Content starts

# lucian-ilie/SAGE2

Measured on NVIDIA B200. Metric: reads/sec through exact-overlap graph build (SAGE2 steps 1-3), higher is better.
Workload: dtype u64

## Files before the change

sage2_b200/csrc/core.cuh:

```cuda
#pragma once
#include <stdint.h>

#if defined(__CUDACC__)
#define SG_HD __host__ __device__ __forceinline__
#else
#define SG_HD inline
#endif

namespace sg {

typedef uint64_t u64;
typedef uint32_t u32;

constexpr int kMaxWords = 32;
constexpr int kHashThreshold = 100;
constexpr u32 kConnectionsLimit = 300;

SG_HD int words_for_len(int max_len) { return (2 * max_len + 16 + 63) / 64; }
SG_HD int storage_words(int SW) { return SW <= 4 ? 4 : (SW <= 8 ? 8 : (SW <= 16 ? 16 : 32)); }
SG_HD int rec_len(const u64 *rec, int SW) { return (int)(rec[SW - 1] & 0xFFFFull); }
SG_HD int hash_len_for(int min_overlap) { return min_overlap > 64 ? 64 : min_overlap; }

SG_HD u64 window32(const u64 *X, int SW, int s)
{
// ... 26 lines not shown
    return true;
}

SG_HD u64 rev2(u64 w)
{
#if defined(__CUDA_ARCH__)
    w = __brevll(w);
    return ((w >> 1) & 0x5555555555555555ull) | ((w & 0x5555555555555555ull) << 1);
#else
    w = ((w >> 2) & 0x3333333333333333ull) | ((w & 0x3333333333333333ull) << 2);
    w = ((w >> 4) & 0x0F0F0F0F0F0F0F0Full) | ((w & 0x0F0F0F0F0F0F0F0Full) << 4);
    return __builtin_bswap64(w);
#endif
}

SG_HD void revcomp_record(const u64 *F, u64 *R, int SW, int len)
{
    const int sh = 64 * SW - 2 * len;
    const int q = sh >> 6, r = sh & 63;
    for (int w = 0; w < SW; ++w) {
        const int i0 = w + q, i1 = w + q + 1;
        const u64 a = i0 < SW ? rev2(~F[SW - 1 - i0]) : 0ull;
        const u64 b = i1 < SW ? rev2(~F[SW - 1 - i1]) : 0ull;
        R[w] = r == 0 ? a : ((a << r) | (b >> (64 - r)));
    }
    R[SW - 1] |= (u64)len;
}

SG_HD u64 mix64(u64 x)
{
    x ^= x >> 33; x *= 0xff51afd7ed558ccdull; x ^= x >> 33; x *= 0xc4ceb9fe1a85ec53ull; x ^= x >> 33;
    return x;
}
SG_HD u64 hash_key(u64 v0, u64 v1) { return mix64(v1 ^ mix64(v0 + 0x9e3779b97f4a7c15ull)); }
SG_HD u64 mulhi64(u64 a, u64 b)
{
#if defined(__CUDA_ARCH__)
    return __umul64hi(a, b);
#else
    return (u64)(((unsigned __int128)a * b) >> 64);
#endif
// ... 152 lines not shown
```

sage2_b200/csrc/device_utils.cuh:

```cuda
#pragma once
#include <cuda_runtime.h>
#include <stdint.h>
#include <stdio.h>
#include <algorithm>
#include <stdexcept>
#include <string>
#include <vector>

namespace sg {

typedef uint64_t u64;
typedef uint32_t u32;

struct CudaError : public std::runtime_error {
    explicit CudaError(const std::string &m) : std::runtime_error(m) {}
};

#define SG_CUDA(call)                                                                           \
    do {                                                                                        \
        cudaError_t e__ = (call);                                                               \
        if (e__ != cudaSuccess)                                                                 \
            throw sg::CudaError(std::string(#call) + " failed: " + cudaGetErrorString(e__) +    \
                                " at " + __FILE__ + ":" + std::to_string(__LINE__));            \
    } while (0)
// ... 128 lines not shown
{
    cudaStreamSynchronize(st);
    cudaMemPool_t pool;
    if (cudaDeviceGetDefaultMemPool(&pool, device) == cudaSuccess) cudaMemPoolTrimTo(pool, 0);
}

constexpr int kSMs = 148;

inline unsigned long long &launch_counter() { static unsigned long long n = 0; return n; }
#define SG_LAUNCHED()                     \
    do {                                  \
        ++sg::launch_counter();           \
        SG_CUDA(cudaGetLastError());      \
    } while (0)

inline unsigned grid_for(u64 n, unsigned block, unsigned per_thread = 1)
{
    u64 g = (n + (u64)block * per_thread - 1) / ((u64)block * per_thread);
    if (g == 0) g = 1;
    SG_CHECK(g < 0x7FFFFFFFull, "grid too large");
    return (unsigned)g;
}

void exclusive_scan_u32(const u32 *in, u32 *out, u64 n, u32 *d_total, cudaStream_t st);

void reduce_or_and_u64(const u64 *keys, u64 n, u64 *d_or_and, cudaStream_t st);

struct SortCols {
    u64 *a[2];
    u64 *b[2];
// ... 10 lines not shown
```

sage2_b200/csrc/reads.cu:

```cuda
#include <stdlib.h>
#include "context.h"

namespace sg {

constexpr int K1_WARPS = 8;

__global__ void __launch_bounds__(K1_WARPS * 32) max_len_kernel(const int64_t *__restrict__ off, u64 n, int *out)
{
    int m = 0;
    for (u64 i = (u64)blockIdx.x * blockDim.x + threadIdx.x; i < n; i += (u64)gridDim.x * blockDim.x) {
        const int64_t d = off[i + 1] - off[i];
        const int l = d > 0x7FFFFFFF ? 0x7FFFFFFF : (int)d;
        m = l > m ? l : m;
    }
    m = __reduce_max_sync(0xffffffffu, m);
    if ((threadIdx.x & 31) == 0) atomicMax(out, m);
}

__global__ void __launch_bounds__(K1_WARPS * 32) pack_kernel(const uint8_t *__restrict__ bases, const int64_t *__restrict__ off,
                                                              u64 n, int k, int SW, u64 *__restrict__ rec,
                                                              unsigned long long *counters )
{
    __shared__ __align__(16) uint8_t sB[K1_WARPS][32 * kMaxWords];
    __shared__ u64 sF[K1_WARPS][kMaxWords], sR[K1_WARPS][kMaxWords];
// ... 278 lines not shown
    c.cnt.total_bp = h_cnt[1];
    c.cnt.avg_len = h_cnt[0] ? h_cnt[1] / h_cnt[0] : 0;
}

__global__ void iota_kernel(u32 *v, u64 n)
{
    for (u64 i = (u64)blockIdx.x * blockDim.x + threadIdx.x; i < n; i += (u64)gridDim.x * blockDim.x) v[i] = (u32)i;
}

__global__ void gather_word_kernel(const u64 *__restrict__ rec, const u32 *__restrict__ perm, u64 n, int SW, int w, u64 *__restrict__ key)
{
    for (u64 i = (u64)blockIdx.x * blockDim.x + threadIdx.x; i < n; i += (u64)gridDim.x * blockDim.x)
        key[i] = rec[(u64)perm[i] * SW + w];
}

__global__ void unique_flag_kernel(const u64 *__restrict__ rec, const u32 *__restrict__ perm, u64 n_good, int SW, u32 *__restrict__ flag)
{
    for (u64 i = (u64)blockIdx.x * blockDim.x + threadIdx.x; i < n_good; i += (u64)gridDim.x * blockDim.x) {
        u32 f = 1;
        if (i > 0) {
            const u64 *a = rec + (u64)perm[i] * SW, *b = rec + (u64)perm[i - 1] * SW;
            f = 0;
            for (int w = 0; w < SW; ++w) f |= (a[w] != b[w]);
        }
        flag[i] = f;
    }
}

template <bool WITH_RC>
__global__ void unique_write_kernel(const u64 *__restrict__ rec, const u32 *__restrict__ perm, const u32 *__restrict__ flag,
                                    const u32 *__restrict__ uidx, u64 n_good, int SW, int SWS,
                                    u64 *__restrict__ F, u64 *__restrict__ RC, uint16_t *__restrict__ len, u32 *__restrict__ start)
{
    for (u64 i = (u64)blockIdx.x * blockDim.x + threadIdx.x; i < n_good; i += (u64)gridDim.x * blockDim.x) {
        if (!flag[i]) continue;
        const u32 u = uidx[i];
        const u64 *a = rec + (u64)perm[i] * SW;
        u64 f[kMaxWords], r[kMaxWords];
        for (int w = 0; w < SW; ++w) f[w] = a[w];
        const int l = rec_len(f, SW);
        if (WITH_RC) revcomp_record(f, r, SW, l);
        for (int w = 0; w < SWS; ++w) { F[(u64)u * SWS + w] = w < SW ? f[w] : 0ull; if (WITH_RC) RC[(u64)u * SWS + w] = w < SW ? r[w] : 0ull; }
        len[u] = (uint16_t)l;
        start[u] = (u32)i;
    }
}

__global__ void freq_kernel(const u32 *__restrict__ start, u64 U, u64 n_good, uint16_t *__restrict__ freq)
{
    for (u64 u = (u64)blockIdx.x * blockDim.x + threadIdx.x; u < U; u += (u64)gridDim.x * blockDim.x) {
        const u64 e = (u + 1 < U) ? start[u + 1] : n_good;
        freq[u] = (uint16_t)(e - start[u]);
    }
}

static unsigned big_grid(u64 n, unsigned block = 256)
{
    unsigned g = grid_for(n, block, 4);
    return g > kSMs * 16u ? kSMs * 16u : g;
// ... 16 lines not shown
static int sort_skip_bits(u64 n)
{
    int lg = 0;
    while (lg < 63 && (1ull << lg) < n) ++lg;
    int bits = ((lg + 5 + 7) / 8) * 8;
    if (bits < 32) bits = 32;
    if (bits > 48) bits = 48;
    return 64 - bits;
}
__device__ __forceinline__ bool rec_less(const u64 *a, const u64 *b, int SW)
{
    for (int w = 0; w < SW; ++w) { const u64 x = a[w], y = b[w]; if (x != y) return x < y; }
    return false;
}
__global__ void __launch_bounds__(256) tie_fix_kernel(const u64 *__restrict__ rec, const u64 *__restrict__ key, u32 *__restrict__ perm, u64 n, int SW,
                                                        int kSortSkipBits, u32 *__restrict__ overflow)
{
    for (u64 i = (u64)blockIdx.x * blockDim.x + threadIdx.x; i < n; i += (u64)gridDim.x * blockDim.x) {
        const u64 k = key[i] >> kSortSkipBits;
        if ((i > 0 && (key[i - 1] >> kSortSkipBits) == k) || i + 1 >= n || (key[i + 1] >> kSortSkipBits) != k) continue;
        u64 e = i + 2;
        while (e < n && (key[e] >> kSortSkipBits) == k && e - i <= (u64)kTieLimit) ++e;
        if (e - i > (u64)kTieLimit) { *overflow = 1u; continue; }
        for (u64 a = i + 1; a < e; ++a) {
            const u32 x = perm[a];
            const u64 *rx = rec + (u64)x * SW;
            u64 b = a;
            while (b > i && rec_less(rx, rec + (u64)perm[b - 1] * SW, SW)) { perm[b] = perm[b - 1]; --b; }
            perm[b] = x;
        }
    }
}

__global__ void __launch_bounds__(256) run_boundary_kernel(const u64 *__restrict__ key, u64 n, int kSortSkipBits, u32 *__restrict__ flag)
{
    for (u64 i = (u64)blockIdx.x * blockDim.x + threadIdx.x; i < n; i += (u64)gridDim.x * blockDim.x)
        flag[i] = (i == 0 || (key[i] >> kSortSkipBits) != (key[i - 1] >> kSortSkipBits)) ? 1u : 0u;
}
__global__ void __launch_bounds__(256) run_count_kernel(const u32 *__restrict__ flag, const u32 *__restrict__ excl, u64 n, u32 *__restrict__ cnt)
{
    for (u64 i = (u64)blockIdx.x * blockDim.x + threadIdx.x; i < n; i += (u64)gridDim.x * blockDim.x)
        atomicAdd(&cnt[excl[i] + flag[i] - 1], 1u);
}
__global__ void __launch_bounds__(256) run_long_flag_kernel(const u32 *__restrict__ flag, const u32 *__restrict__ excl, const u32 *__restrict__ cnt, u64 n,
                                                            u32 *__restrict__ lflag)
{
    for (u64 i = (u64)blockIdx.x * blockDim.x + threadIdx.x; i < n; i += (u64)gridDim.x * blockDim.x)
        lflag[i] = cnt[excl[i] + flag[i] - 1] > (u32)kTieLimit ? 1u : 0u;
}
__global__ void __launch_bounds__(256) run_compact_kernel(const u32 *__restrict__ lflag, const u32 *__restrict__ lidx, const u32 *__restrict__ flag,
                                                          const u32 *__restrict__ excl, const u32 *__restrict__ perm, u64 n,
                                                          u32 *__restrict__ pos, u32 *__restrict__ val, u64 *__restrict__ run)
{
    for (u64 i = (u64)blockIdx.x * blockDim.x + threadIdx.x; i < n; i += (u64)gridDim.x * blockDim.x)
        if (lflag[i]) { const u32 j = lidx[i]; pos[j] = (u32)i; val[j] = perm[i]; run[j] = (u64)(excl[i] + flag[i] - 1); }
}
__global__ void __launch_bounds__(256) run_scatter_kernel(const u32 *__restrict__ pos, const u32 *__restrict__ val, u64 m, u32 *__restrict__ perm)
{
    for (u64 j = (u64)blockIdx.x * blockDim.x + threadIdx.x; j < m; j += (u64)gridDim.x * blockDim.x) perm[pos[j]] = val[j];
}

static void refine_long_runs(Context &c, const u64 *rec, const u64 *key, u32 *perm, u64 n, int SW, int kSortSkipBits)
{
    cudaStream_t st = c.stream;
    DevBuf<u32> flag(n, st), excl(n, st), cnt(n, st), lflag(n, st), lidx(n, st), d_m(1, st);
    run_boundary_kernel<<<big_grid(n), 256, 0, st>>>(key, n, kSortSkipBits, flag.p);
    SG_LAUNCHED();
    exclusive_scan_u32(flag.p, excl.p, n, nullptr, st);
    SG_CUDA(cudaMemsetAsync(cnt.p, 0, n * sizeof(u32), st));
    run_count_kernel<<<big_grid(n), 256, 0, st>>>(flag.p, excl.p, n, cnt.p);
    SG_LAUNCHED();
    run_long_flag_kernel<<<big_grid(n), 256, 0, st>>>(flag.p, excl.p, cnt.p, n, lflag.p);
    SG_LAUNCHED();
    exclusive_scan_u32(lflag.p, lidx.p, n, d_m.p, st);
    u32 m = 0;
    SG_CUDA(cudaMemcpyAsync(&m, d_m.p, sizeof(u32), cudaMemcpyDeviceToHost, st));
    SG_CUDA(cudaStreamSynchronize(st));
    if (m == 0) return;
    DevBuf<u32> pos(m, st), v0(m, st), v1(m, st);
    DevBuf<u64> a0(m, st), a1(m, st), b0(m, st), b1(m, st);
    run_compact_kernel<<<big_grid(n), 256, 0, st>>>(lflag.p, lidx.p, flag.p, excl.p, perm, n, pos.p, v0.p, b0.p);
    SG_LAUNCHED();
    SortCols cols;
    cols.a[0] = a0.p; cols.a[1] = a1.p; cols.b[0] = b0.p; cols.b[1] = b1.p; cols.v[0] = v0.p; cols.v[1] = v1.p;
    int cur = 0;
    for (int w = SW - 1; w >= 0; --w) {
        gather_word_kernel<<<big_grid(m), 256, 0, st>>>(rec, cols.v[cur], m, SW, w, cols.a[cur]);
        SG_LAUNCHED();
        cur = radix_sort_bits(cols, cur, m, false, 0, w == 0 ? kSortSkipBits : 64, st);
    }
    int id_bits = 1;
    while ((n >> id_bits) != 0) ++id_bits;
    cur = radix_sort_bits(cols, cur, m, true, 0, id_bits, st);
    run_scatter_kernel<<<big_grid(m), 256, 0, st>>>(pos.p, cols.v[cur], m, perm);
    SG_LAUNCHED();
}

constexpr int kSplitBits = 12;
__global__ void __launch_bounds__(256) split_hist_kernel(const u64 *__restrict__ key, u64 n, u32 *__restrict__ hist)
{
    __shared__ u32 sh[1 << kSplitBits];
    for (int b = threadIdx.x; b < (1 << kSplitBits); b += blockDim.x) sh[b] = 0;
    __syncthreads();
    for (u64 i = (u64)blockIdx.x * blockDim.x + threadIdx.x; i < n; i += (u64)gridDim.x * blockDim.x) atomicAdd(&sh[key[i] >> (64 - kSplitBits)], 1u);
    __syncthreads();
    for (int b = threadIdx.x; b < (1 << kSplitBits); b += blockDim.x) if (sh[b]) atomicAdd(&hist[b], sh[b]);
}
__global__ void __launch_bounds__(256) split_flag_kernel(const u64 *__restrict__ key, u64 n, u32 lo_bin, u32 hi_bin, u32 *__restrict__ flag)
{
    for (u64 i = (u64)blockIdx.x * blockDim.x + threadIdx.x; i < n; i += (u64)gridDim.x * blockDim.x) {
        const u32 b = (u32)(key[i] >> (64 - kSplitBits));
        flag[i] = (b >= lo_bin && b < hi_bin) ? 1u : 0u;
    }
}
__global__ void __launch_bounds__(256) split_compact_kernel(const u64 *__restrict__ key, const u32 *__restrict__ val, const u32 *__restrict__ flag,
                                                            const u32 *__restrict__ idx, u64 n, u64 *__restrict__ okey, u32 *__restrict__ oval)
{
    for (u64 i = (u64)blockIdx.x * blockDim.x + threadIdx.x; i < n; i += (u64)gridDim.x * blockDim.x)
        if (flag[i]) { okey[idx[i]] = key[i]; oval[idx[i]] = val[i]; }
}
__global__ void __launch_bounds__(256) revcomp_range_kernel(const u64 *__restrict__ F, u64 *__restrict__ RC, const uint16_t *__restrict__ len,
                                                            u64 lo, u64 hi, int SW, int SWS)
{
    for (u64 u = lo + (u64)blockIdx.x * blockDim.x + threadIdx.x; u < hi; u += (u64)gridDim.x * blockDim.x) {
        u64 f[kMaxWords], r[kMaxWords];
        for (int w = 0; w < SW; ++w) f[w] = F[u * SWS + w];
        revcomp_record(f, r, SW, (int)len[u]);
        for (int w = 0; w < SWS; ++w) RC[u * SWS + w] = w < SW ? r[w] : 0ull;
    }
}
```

Content ends

• _ACTIVITY_: Using the data above, show each line where "cudaSuccess" occurs.

• _RESPONSE AREA_:
        if (e__ != cudaSuccess)                                                                 \
    if (cudaDeviceGetDefaultMemPool(&pool, device) == cudaSuccess) cudaMemPoolTrimTo(pool, 0);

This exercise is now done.